(Dataset content begins)
@@ -536,43 +550,44 @@
       if (lane < 32) glds16(qb_n + (int64_t)(32 * wave + lane) * a.ldq + 64, smem_base + (unsigned)(F_OFF_Q + 32768 + wave * 512));
     }
   };
-  auto extras = [&](int i) { return ((i & 3) == 1 && (i >> 2) + 1 < nmy ? Q_OPS : 0) + ((i & 3) == 3 ? ST_OPS : 0); };
-  auto younger = [&](int g) {
-    int y = 0;
-    const int gi = g - (F_RING - 1);
-    if (gi < 0) {
-      for (int x = g + 1; x < F_RING - 1; ++x) y += x < total ? TILE_OPS : 0;
-    } else {
-      y += extras(gi);
-    }
-    for (int i = gi < 0 ? 0 : gi + 1; i < g; ++i) y += (i + F_RING - 1 < total ? TILE_OPS : 0) + extras(i);
-    return y;
+  auto issue_body = [&](int g) {
+    if (g + AHEAD < total) issue_tile(g + AHEAD);
+    if ((g & 3) == 1 && (g >> 2) + 1 < nmy) issue_q();
+  };
+  auto bar = [&]() __attribute__((always_inline)) {
+    __builtin_amdgcn_s_barrier();
+    __builtin_amdgcn_sched_barrier(0);
   };
   if (total == 0) return;
   static_assert(AHEAD == 4 || AHEAD == 3, "the tile issued in iteration g belongs to the next head from t = 4 - AHEAD on");
+  static_assert(AHEAD == attn_p256_waits::ahead(attn_p256_waits::fwd_stream(DH)) && TILE_OPS == attn_p256_waits::fwd_stream(DH).tile_ops &&
+                    Q_OPS == attn_p256_waits::fwd_stream(DH).q_ops && ST_OPS == attn_p256_waits::fwd_stream(DH).st_ops,
+                "attn_p256_waits.h describes this kernel's stream");
   if constexpr (TAIL)
     if (tid < 4) reinterpret_cast<unsigned*>(smem + G::OFF_ZERO)[tid] = 0u;
   set_issue_head(0);
-  head_ptrs(0, b_c, hd_c);
   issue_q();
 #pragma unroll
-  for (int g = 0; g < F_RING - 1; ++g) issue_tile(g);
-
+  for (int g = 0; g < AHEAD; ++g) issue_tile(g);
+
+  const int grp = GROUPS ? wave >> 2 : 0;
   uint4 qf[NKS];
   f32x16 o[NDT];
   float m = -INFINITY, l = 0.f;
+  if constexpr (GROUPS) {
+    asm volatile("s_waitcnt lgkmcnt(0)" ::: "memory");
+    wait_tile<DH, 0>(0, nmy);
+    bar();
+    if (grp == 1) bar();
+  }
   for (int g = 0; g < total; ++g) {
     const int j = g >> 2, t = g & 3;
-    int n_fly = younger(g);
-    if (t == 0 && j > 0) {
-      const int yq = (g - 2 + F_RING - 1 < total ? TILE_OPS : 0) + (g - 1 + F_RING - 1 < total ? TILE_OPS : 0) + ST_OPS;
-      n_fly = yq < n_fly ? yq : n_fly;
-    }
-    wait_vm(n_fly);
-    __builtin_amdgcn_s_barrier();
-    if (t == 0) head_ptrs(j, b_c, hd_c);
-    if (t == 4 - AHEAD && j + 1 < nmy) set_issue_head(j + 1);
-    if (g + F_RING - 1 < total) issue_tile(g + F_RING - 1);
+    if constexpr (!GROUPS) {
+      wait_tile<DH, 0>(g, nmy);
+      __builtin_amdgcn_s_barrier();
+      if (t == 4 - AHEAD && j + 1 < nmy) set_issue_head(j + 1);
+      issue_body(g);
+    }
     if (t == 0) {
 #pragma unroll
       for (int s = 0; s < 4; ++s) qf[s] = *reinterpret_cast<const uint4*>(smem + (QR0 ^ (unsigned)(s << 5)));
@@ -583,7 +598,6 @@
       m = -INFINITY;
       l = 0.f;
     }
-    if (t == 1 && j + 1 < nmy) issue_q();
     const unsigned Ks = (unsigned)((g % F_RING) * F_SLOT), Vs = Ks + 8192;
     f32x16 s[2];
 #pragma unroll
@@ -598,6 +612,12 @@
         const uint4 kfr = *reinterpret_cast<const uint4*>(smem + Ks + (unsigned)G::OFF_TT + TQ0 + 1024u * kt);
         s[kt] = mfma32(kfr, qf[4], s[kt]);
       }
+    }
+    if constexpr (GROUPS) {
+      if (t == 4 - AHEAD && j + 1 < nmy) set_issue_head(j + 1);
+      if (grp == 1 && g + 1 < total) wait_tile<DH, 1>(g + 1, nmy);
+      bar();
+      issue_body(g);
     }
     float mx = s[0][0];
 #pragma unroll
@@ -648,7 +668,8 @@
         }
       }
     if (t == 3) {
-      const int b = b_c, hd = hd_c;
+      int b, hd;
+      head_ptrs(j, b, hd);
       float lt;
       {
         float lo, hi;
@@ -679,6 +700,14 @@
       }
       a.lse[((int64_t)b * a.H + hd) * T + q0 + r] = m * a.scale + __logf(lt);
     }
+    if constexpr (GROUPS) {
+      asm volatile("s_waitcnt lgkmcnt(0)" ::: "memory");
+      if (grp == 0 && g + 1 < total) wait_tile<DH, 0>(g + 1, nmy);
+      bar();
+    }
+  }
+  if constexpr (GROUPS) {
+    if (grp == 0) bar();
   }
 }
(Dataset content ends)
Work request:
Report every line of the records that contains the word "younger".

Solution to this task:
-  auto younger = [&](int g) {
-    int n_fly = younger(g);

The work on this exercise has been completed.